Under the configuration model above, three evaluation engines do the work, and a guardrail can combine them:

Rule and pattern matching. Deterministic checks — keyword and regex rules — evaluated in-line with negligible latency. Patterns are guarded against pathological regex (ReDoS), so a badly written rule cannot stall the evaluation path. Best for tool-name restrictions, known-bad strings, and structural checks.
PII detection and redaction. Purpose-built detection of personal data categories (emails, phone numbers, identifiers) with redaction as the action — the content proceeds with the sensitive spans removed, rather than the whole message being blocked.
LLM-based evaluation. A model-judged check for semantic categories that patterns cannot express — topical restrictions, intent classification, nuanced content policies. Higher latency and cost than pattern rules, so it is best reserved for the flows whose risk justifies it.

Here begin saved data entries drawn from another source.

namespace {
int infer_range(const dcx_detector* det, const dcx_refiner* rf, const uint8_t* d_frames_u8, long frame_stride, int pitch, int pix,
                int batch, int height, int width, int dust_bin, int pool, char* ws, size_t ws_bytes, int32_t* d_counts,
                int32_t* d_starts, int32_t* d_rows, float* d_xy, float* d_conf, hipStream_t s, bool timing) {
    void* stream = (void*)s;
    const PipeWs L = pipe_layout(det, rf, batch, height, width, pool);
    if (ws_bytes < L.total) return DCX_E_WS;
    int rc = timing ? timing_mark(0, s) : 0;
    if (rc) return rc;
    int32_t* ctrl = (int32_t*)(ws + L.ctrl);
    rc = detector_run(det, d_frames_u8, frame_stride, pitch, pix, nullptr, batch, height, width, ws + L.det, L.table - L.det,
                      false, nullptr, nullptr, ctrl, L.ctrl_words, stream);
    if (rc) return rc;
    if (timing && (rc = timing_mark(1, s))) return rc;
    int32_t* table = (int32_t*)(ws + L.table);
    {
        const DetWs D = det_layout(det->n_ids, batch, height, width);
        const int hc = height / 8, wc = width / 8;
        const float* act = (const float*)(ws + L.det + D.buf0);
        int32_t* codes = (int32_t*)(ws + L.det + D.codes);
        DcxPoolOut po;
        po.tickets = ctrl + 64; po.cursor = ctrl; po.counts = d_counts; po.starts = d_starts; po.rows = d_rows;
        po.table = rf ? table : nullptr; po.conf = d_conf; po.conf_cells = (float*)(ws + L.det + D.conf);
        po.wc = wc; po.pool = pool;
        const int pt = dcx_prof_begin(DCX_PROF_TAIL, batch, s);
        rc = dcx_launch_tail(act, batch, hc * wc, det->head_loc.w, det->head_loc.bias, det->head_ids.w, det->head_ids.bias,
                             det->head_ids.cout_pad, det->n_ids + 1, dust_bin, codes, nullptr, nullptr, &po, s);
        if (rc) return rc;
        if ((rc = dcx_prof_end(pt, s))) return rc;
    }
    if (timing && (rc = timing_mark(2, s))) return rc;
    if (rf == nullptr) return timing ? timing_mark(3, s) : 0;
    const long expect = (long)batch * det->n_ids;
    const FrameSrc src{d_frames_u8, frame_stride, pitch, pix, height, width};
    rc = refiner_run(rf, nullptr, &src, pool, (int)(expect < pool ? expect : pool), ctrl, table,
                     ws + L.ref, L.total - L.ref, nullptr, d_xy, nullptr, stream);
    if (rc) return rc;
    return timing ? timing_mark(3, s) : 0;
}
}

extern "C" int dcx_infer_batch(const dcx_detector* det, const dcx_refiner* rf, const uint8_t* d_frames_u8,
                               long frame_stride, int pitch, int pixel_format, int batch, int height, int width, int dust_bin,
                               int pool, void* d_ws, size_t ws_bytes, int32_t* d_counts, int32_t* d_starts, int32_t* d_rows,
                               float* d_xy, float* d_conf, void* stream) {
    if (!det || !d_frames_u8 || !d_ws || !d_counts || !d_starts || !d_rows) return DCX_E_ARG;
    if (rf != nullptr && d_xy == nullptr) return DCX_E_ARG;
    if (pixel_format != DCX_PIX_GRAY8 && pixel_format != DCX_PIX_BGR8 && pixel_format != DCX_PIX_BGR8_LEGACY14) return DCX_E_ARG;
    if (pool <= 0 || pool > (1 << 22)) return DCX_E_SHAPE;
    if (batch <= 0 || batch > (1 << 20) || height < 8 || width < 8) return DCX_E_SHAPE;
    if (pitch < width * (pixel_format == DCX_PIX_GRAY8 ? 1 : 3)) return DCX_E_SHAPE;
    if (dust_bin < 0 || dust_bin > 255) return DCX_E_NIDS;
    hipStream_t s = (hipStream_t)stream;
    char* ws = (char*)d_ws;
    return infer_range(det, rf, d_frames_u8, frame_stride, pitch, pixel_format, batch, height, width, dust_bin, pool, ws, ws_bytes,
                       d_counts, d_starts, d_rows, d_xy, d_conf, s, true);
}

extern "C" int dcx_stream_synchronize(void* stream) { return (int)hipStreamSynchronize((hipStream_t)stream); }

extern "C" int dcx_set_timing(int enabled) { g_timing = enabled != 0; return 0; }
extern "C" int dcx_get_timing(void) { return g_timing ? 1 : 0; }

Templates and presets cover the common configurations, so most teams start from a preset and tune rather than authoring from scratch. Every evaluation is recorded: content logs capture what was checked and what verdict resulted, and per-guardrail statistics and health views show hit rates over time — which is how you distinguish a guardrail that is working from one that is merely configured.

Guardrails vs policies

Guardrails and policies serve different purposes:

	Guardrails	Policies
What	Content of communication	Mechanics of communication
Examples	Block PII, restrict tool access	Rate limits, geo-restrictions
Scope	Semantic analysis	Operational parameters

Both work together. A request that satisfies policy controls (within rate limits, from an approved region) is also subject to guardrail evaluation (requesting prohibited data).

Common questions

Which guardrail engine should I start with? Pattern rules and PII redaction first: they are deterministic, near-free in latency, and cover the highest-frequency risks (known-bad content, sensitive data in responses). Add LLM-based evaluation selectively, on the flows where semantic judgment is worth its latency and cost — the stats views will tell you where pattern rules are missing things.

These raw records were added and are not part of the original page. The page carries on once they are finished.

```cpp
extern "C" int lcr_gemm_f32_batched_ta(const float* A, const float* B, float* C, int64_t M, int N, int count, const int* k_host,
                                       const int64_t* a_off_host, const int64_t* b_off_host, const int64_t* c_off_host, void* stream) {
  if (!A || !B || !C || M <= 0 || N <= 0 || count < 1 || count > GM_MAX_BATCH || !k_host || !a_off_host || !b_off_host || !c_off_host) {
    set_error("lcr_gemm_f32_batched_ta: bad argument (count <= %d)", GM_MAX_BATCH);
    return LCR_EARG;
  }
  GemmBatch bt = {};
  bt.count = count;
  for (int i = 0; i < count; ++i) {
    bt.k[i] = k_host[i];
// ... 42 lines not shown
```

lcr-net_amd/csrc/gemm_split.hip:

```cpp
#include <type_traits>

#include "gemm.h"

namespace lcr {

typedef __bf16 bf16x8_t __attribute__((ext_vector_type(8)));
typedef __bf16 bf16x2_t __attribute__((ext_vector_type(2)));
typedef float f32x2_t __attribute__((ext_vector_type(2)));
typedef float f32x4_t __attribute__((ext_vector_type(4)));
typedef uint32_t u32x4_t __attribute__((ext_vector_type(4)));

__device__ __forceinline__ uint32_t pk_bf16(float a, float b) {
  f32x2_t v = {a, b};
  return __builtin_bit_cast(uint32_t, __builtin_convertvector(v, bf16x2_t));
}
__device__ __forceinline__ void split2(float x0, float x1, uint32_t& h1, uint32_t& h2, uint32_t& h3) {
  h1 = pk_bf16(x0, x1);
  const float r0 = fsub(x0, __uint_as_float(h1 << 16)), r1 = fsub(x1, __uint_as_float(h1 & 0xffff0000u));
  h2 = pk_bf16(r0, r1);
  const float s0 = fsub(r0, __uint_as_float(h2 << 16)), s1 = fsub(r1, __uint_as_float(h2 & 0xffff0000u));
  h3 = pk_bf16(s0, s1);
}

__global__ __launch_bounds__(256) void k_split_bf16x3(const float* __restrict__ w, int64_t n, uint16_t* __restrict__ planes) {
// ... 137 lines not shown
  if constexpr (ANORM) anorm_load_affine(an, K, an_g, an_b);
  int blk_first = 0;
  int64_t blk_seg_start = 0, blk_seg_end = 0;
  if (ep.stats != nullptr || ANORM) {
    blk_seg_end = ep.seg_len[0];
    while (blk_first + 1 < ep.S && m0 >= blk_seg_end) {
      ++blk_first;
      blk_seg_start = blk_seg_end;
      blk_seg_end += ep.seg_len[blk_first];
    }
  }
  if constexpr (ANORM) {
    const int an_split = static_cast<int>(min(static_cast<int64_t>(BM), blk_seg_end - m0));
#pragma unroll
    for (int j = 0; j < 2; ++j) toff[j] = (srow + j * (T / 8) >= an_split ? 2 * AN_KMAX : 0) + spc * 4;
    anorm_build_table(an, ep, K, blk_first, an_g, an_b, s_an);
  }
  park(I0{}, 0, 0);
  fetch_a(I0{}, 2);
  fetch_b(I1{}, 1);
  __syncthreads();
  auto step = [&](auto lds_c, int t) {
    constexpr int P = decltype(lds_c)::value;
    using NX = std::integral_constant<int, P ^ 1>;
    const char* la = sA + P * STGA + fa;
    bf16x8_t a[4][3];
    auto mm = [&](const bf16x8_t& x, const u32x4_t& y, f32x4_t& c) {
      if constexpr (ABL & 1) {
        asm volatile("" ::"v"(x), "v"(y));
      } else {
        c = __builtin_amdgcn_mfma_f32_16x16x32_bf16(x, __builtin_bit_cast(bf16x8_t, y), c, 0, 0, 0);
      }
    };
    if constexpr (ABL & 16) {
      u32x4_t z = {static_cast<uint32_t>(t), 0u, 0u, 0u};
      asm volatile("" : "+v"(z));
#pragma unroll
      for (int b = 0; b < 4; ++b)
#pragma unroll
        for (int p = 0; p < 3; ++p) a[b][p] = __builtin_bit_cast(bf16x8_t, z);
      (void)la;
    } else {
#pragma unroll
      for (int b = 0; b < 4; ++b)
#pragma unroll
        for (int p = 0; p < 3; ++p) a[b][p] = __builtin_bit_cast(bf16x8_t, *reinterpret_cast<const u32x4_t*>(la + p * PLA + b * (16 * RS)));
    }
    const u32x4_t &b0 = rb[P][0], &b1 = rb[P][1], &b2 = rb[P][2];
    auto six = [&](int b) {
      mm(a[b][2], b0, acc[b]);
      mm(a[b][0], b2, acc2[b]);
      mm(a[b][1], b1, acc[b]);
      mm(a[b][1], b0, acc2[b]);
      mm(a[b][0], b1, acc[b]);
      mm(a[b][0], b0, acc2[b]);
    };
    six(0), six(1);
    park(NX{}, P ^ 1, t + 1);
    six(2), six(3);
    if constexpr (!(ABL & 8)) fetch_a(NX{}, t + 3);
    if constexpr (!(ABL & (8 | 32))) fetch_b(lds_c, t + 2);
    __syncthreads();
  };
  int t = 0;
  for (; t + 2 <= nk; t += 2) {
    step(I0{}, t);
    step(I1{}, t + 1);
  }
  if (t < nk) step(I0{}, t);
  float* sC = reinterpret_cast<float*>(sA);
  static_assert(64 * 65 * 4 <= 2 * STGA, "the output tile fits the A stages");
#pragma unroll
  for (int b = 0; b < 4; ++b)
#pragma unroll
    for (int r = 0; r < 4; ++r) sC[(16 * b + 4 * (lane >> 4) + r) * 65 + 16 * wn + (lane & 15)] = acc[b][r] + acc2[b][r];
  __syncthreads();
  const int wm2 = wn >> 1, wn2 = wn & 1;
  floatx16 accs[1];
#pragma unroll
  for (int r = 0; r < 16; ++r) accs[0][r] = sC[(32 * wm2 + (r & 3) + 8 * (r >> 2) + 4 * (lane >> 5)) * 65 + 32 * wn2 + (lane & 31)];
  gemm_epilogue<BM, BN, 2, 2, 1>(accs, C, M, N, m0, n0, m_tile, ep, bias_v, blk_first, blk_seg_start, blk_seg_end, wm2, wn2, lane);
}

}

using namespace lcr;

extern "C" int lcr_split_bf16x3(const float* w, int64_t n, uint16_t* planes, void* stream) {
  if (!w || !planes || n < 0) {
    set_error("lcr_split_bf16x3: bad argument");
    return LCR_EARG;
  }
  if (n == 0) return LCR_OK;
  hipLaunchKernelGGL(k_split_bf16x3, dim3(min(div_up(n, 512), 2048)), dim3(256), 0, static_cast<hipStream_t>(stream), w, n, planes);
  return check_launch("lcr_split_bf16x3");
}

extern "C" int lcr_split_bf16x3_tiles(const float* w, int N, int K, uint16_t* tiles, void* stream) {
  if (!w || !tiles || N < 1 || K < GM_BK || K % GM_BK != 0 || reinterpret_cast<uintptr_t>(w) % 16 != 0 || reinterpret_cast<uintptr_t>(tiles) % 16 != 0) {
    set_error("lcr_split_bf16x3_tiles: needs K %% 32 == 0 and 16-byte aligned buffers");
    return LCR_EARG;
  }
  hipLaunchKernelGGL(k_split_bf16x3_tiles, dim3(div_up(N, 64) * (K / GM_BK)), dim3(256), 0, static_cast<hipStream_t>(stream), w, N, K, tiles);
  return check_launch("lcr_split_bf16x3_tiles");
}

static int bsplit_impl(const float* A, const uint16_t* Bs, float* C, int64_t M, int N, int K, const float* bias, const float* rowdiv,
                       const int64_t* seg_len, int S, int groups, double* stats, const uint16_t* amask, int kshift, void* stream) {
  if (!A || !Bs || !C || M < 0 || N <= 0 || K <= 0 || K % GM_BK != 0 || reinterpret_cast<uintptr_t>(A) % 16 != 0 || reinterpret_cast<uintptr_t>(Bs) % 16 != 0 ||
      K < GM_BK) {
    set_error("lcr_gemm_f32_bsplit: needs K %% 32 == 0 and 16-byte aligned operands");
    return LCR_EARG;
  }
  if (!gemm_stats_ok("lcr_gemm_f32_bsplit", stats, seg_len, S, groups, N)) return LCR_EARG;
  hipStream_t st = static_cast<hipStream_t>(stream);
  KernelTimerScope timed(KT_GEMM, st, M, N, K);
  if (M == 0) return LCR_OK;
  GemmEpilogue ep{bias, rowdiv, seg_len, S, groups, stats};
  static const int abl = env_int("LCR_SPLIT_ABL", 0);
  const dim3 grid(gemm_grid(M, N, 64, 64)), block(256);
  if (amask) {
    LCR_LAUNCH_TIMED((k_gemm_f32_bsplit_p<0, true>), grid, block, 0, st, A, Bs, C, M, N, K, ep, amask, kshift, ANorm{});
    return check_launch("lcr_gemm_f32_bsplit_masked");
  }
  switch (abl) {
    case 1: LCR_LAUNCH_TIMED((k_gemm_f32_bsplit_p<1>), grid, block, 0, st, A, Bs, C, M, N, K, ep, amask, kshift, ANorm{}); break;
    case 2: LCR_LAUNCH_TIMED((k_gemm_f32_bsplit_p<2>), grid, block, 0, st, A, Bs, C, M, N, K, ep, amask, kshift, ANorm{}); break;
    case 4: LCR_LAUNCH_TIMED((k_gemm_f32_bsplit_p<4>), grid, block, 0, st, A, Bs, C, M, N, K, ep, amask, kshift, ANorm{}); break;
    case 8: LCR_LAUNCH_TIMED((k_gemm_f32_bsplit_p<8>), grid, block, 0, st, A, Bs, C, M, N, K, ep, amask, kshift, ANorm{}); break;
    case 16: LCR_LAUNCH_TIMED((k_gemm_f32_bsplit_p<16>), grid, block, 0, st, A, Bs, C, M, N, K, ep, amask, kshift, ANorm{}); break;
    case 23: LCR_LAUNCH_TIMED((k_gemm_f32_bsplit_p<23>), grid, block, 0, st, A, Bs, C, M, N, K, ep, amask, kshift, ANorm{}); break;
    case 30: LCR_LAUNCH_TIMED((k_gemm_f32_bsplit_p<30>), grid, block, 0, st, A, Bs, C, M, N, K, ep, amask, kshift, ANorm{}); break;
    case 32: LCR_LAUNCH_TIMED((k_gemm_f32_bsplit_p<32>), grid, block, 0, st, A, Bs, C, M, N, K, ep, amask, kshift, ANorm{}); break;
    default: LCR_LAUNCH_TIMED((k_gemm_f32_bsplit_p<0>), grid, block, 0, st, A, Bs, C, M, N, K, ep, amask, kshift, ANorm{}); break;
  }
  return check_launch("lcr_gemm_f32_bsplit");
}

extern "C" int lcr_gemm_f32_bsplit(const float* A, const uint16_t* Bs, float* C, int64_t M, int N, int K, const float* bias, const float* rowdiv,
                                   const int64_t* seg_len, int S, int groups, double* stats, void* stream) {
  return bsplit_impl(A, Bs, C, M, N, K, bias, rowdiv, seg_len, S, groups, stats, nullptr, 0, stream);
}

extern "C" int lcr_gemm_f32_bsplit_anorm(const float* A, const uint16_t* Bs, float* C, int64_t M, int N, int K, const float* bias,
                                         const double* a_stats, const float* a_gamma, const float* a_beta, int a_groups, float a_eps,
                                         float a_slope, const int64_t* seg_len, int S, int groups, double* stats, void* stream) {
  if (!A || !Bs || !C || M < 0 || N < 64 || K < GM_BK || K > AN_KMAX || K % GM_BK != 0 || !a_stats || !a_gamma || !a_beta || a_groups < 1 ||
      K % a_groups != 0 || a_groups > 64 || !seg_len || S < 1 || reinterpret_cast<uintptr_t>(A) % 16 != 0 || reinterpret_cast<uintptr_t>(Bs) % 16 != 0) {
    set_error("lcr_gemm_f32_bsplit_anorm: needs N >= 64, K <= 256, K %% 32 == 0, a_groups (<= 64) dividing K, a segment table and 16-byte aligned operands");
    return LCR_EARG;
  }
  if (!gemm_stats_ok("lcr_gemm_f32_bsplit_anorm", stats, seg_len, S, groups, N)) return LCR_EARG;
  hipStream_t st = static_cast<hipStream_t>(stream);
  KernelTimerScope timed(KT_GEMM, st, M, N, K);
  if (M == 0) return LCR_OK;
  GemmEpilogue ep{bias, nullptr, seg_len, S, groups, stats};
  ANorm an{a_stats, a_gamma, a_beta, a_groups, a_eps, a_slope};
  LCR_LAUNCH_TIMED((k_gemm_f32_bsplit_p<0, false, true>), dim3(gemm_grid(M, N, 64, 64)), dim3(256), 0, st, A, Bs, C, M, N, K, ep,
                   static_cast<const uint16_t*>(nullptr), 0, an);
  return check_launch("lcr_gemm_f32_bsplit_anorm");
}

extern "C" int lcr_gemm_f32_bsplit_masked(const float* A, const uint16_t* Bs, float* C, int64_t M, int N, int K, const float* bias,
                                          const float* rowdiv, const int64_t* seg_len, int S, int groups, double* stats, const uint16_t* row_mask,
                                          int block_k, void* stream) {
  const int ks = mask_kshift(K, block_k);
  if (!row_mask || ks < 0 || M * static_cast<int64_t>(K) >= (int64_t(1) << 29)) {
    set_error("lcr_gemm_f32_bsplit_masked: needs a row mask, block_k = 32 << s (s <= 3) with K <= 16 block_k, and M*K < 2^29");
    return LCR_EARG;
  }
  return bsplit_impl(A, Bs, C, M, N, K, bias, rowdiv, seg_len, S, groups, stats, row_mask, ks, stream);
}
```

lcr-net_amd/functional.py:

```python
import ctypes
import os
import threading

import numpy as np
import torch

from . import _lib

GN_EPS = 1e-5
GN_REPLICAS = 8


class KernelTimer:
    KINDS = {"gemm": 0, "kpconv_aggregate": 1, "radius_query": 2, "attention": 3, "kpconv_fused": 4, "sinkhorn": 5}

    def __init__(self, names):
        self.names = set(names)
        self._cache = None

    def summary(self):
        return {k: [(b, m) for b, _, m in v] for k, v in self.records().items()}

    def records(self):
        if self._cache is None:
# ... 64 lines not shown
        _ARENA.off = 0
        return self

    def __exit__(self, *exc):
        _ARENA.buf, _ARENA.off = self.prev
        return False


def _zero_stats(S, groups, device):
    n = GN_REPLICAS * S * groups * 2
    buf = _ARENA.buf
    if buf is not None and buf.device == device and _ARENA.off + n <= buf.numel():
        v = buf[_ARENA.off:_ARENA.off + n].view(GN_REPLICAS, S, groups, 2)
        _ARENA.off += n
        return v
    return torch.zeros((GN_REPLICAS, S, groups, 2), dtype=torch.float64, device=device)


def _gemm_out(M, N, seg_len, groups, device, always_seg=False):
    c = torch.empty((M, N), dtype=torch.float32, device=device)
    if not (groups or always_seg):
        return c, None, 0, None
    if seg_len is None:
        seg_len = torch.full((1,), int(M), dtype=torch.int64, device=device)
    S = seg_len.numel()
    return c, seg_len, S, (_zero_stats(S, groups, device) if groups else None)


def gemm(a, b, trans_b=False, trans_a=False, bias=None, rowdiv=None, seg_len=None, groups=0, row_mask=None):
    if row_mask is not None:
        return _gemm_masked(a, b, trans_b, trans_a, bias, rowdiv, seg_len, groups, row_mask)
    _lib.require_cuda(a, b)
    assert a.dtype == torch.float32 and b.dtype == torch.float32 and a.is_contiguous() and b.is_contiguous()
    M, K = (a.shape[1], a.shape[0]) if trans_a else (a.shape[0], a.shape[1])
    N = b.shape[0] if trans_b else b.shape[1]
    assert (b.shape[1] if trans_b else b.shape[0]) == K, "inner dimensions differ"
    c, seg_len, S, stats = _gemm_out(M, N, seg_len, groups, a.device)
    _lib.call.lcr_gemm_f32(
        _lib.ptr(a), _lib.ptr(b), _lib.ptr(c), M, N, K, int(trans_a), int(trans_b), _lib.ptr(bias), _lib.ptr(rowdiv),
        _lib.ptr(seg_len), S, int(groups), _lib.ptr(stats), _lib.stream_ptr(a.device))
    return c, stats


def kpconv_mask_ok(M, N, K, split):
    return bool(_lib.lib().lcr_kpconv_mask_ok(int(M), int(N), int(K), int(bool(split))))


def _mask_args(a, row_mask):
    M, K = a.shape
    assert row_mask.dtype == torch.int16 and row_mask.is_contiguous() and row_mask.numel() == M and row_mask.device == a.device
    assert K % 15 == 0
    return K // 15


def _gemm_masked(a, b, trans_b, trans_a, bias, rowdiv, seg_len, groups, row_mask):
    _lib.require_cuda(a, b)
    assert trans_b and not trans_a, "the masked form takes A [M,K] and B [N,K]"
    assert a.dtype == torch.float32 and b.dtype == torch.float32 and a.is_contiguous() and b.is_contiguous()
    block_k = _mask_args(a, row_mask)
    M, K = a.shape
    N = b.shape[0]
    assert b.shape[1] == K, "inner dimensions differ"
    c, seg_len, S, stats = _gemm_out(M, N, seg_len, groups, a.device)
    _lib.call.lcr_gemm_f32_masked(
        _lib.ptr(a), _lib.ptr(b), _lib.ptr(c), M, N, K, _lib.ptr(bias), _lib.ptr(rowdiv), _lib.ptr(seg_len), S,
        int(groups), _lib.ptr(stats), _lib.ptr(row_mask), block_k, _lib.stream_ptr(a.device))
    return c, stats


_GEMM_SPLIT = [os.environ.get("LCR_GEMM_SPLIT", "1") not in ("", "0")]


def gemm_split_enabled():
    return _GEMM_SPLIT[0]


def set_gemm_split(on):
    _GEMM_SPLIT[0] = bool(on)


_GEMM_SPLIT_LIGHT = os.environ.get("LCR_GEMM_SPLIT_LIGHT", "1") not in ("", "0")


_GEMM_SPLIT_LIGHT_CLASSES = {(64, 128), (256, 128), (512, 128), (64, 256), (128, 256), (512, 256), (1024, 256)}


def _gemm_split_light(N, K):
    return (N, K) in _GEMM_SPLIT_LIGHT_CLASSES


def gemm_split_ok(N, K):
    if N < 64 or K < 32 or K % 32 != 0:
        return False
    return K >= 288 or (_GEMM_SPLIT_LIGHT and K <= ANORM_MAX_K and _gemm_split_light(N, K))


derived_lock = threading.RLock()


class WeightStamp:
    __slots__ = ("ref", "ptr", "ver", "dev")

    def __init__(self, t):
        import weakref
        self.ref, self.ptr, self.ver, self.dev = weakref.ref(t), t.data_ptr(), t._version, t.device

    def same(self, t):
        return self.ref is not None and self.ref() is t and self.ptr == t.data_ptr() and self.ver == t._version and self.dev == t.device

    def __reduce__(self):
        return (_dead_stamp, ())


def _dead_stamp():
    s = WeightStamp.__new__(WeightStamp)
    s.ref, s.ptr, s.ver, s.dev = None, 0, -1, None
    return s


def drop_derived(module, *names):
    for n in names:
        if n in module.__dict__:
            module.__dict__[n] = None



def publish_derived(t):
    torch.cuda.current_stream(t.device).synchronize()
    return t
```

Do guardrails block by default, or just log? Guardrails are enforced in-line — a block verdict stops the content from proceeding, and redaction modifies it before delivery. For intent-layer rules specifically, you choose per rule between block (enforced, fail-closed) and flag (recorded without stopping the task); the recommended pattern is flag first to measure, then promote to block once the rule is trusted.

Why configure guardrails per direction rather than per entity? Because the risks differ by direction: what a client may send (injection, prohibited requests) and what it may receive (PII, internal details) are different rule sets. Per-direction configuration on the connection expresses both precisely, and lets the same entity carry different rules on different relationships.

How do I know a guardrail is actually working? Check its evaluation record: content logs show every check and verdict, and per-guardrail statistics show hit rates over time. A guardrail with zero evaluations is not attached to the flow you think it is — that absence is the most common misconfiguration, and the stats surface makes it visible.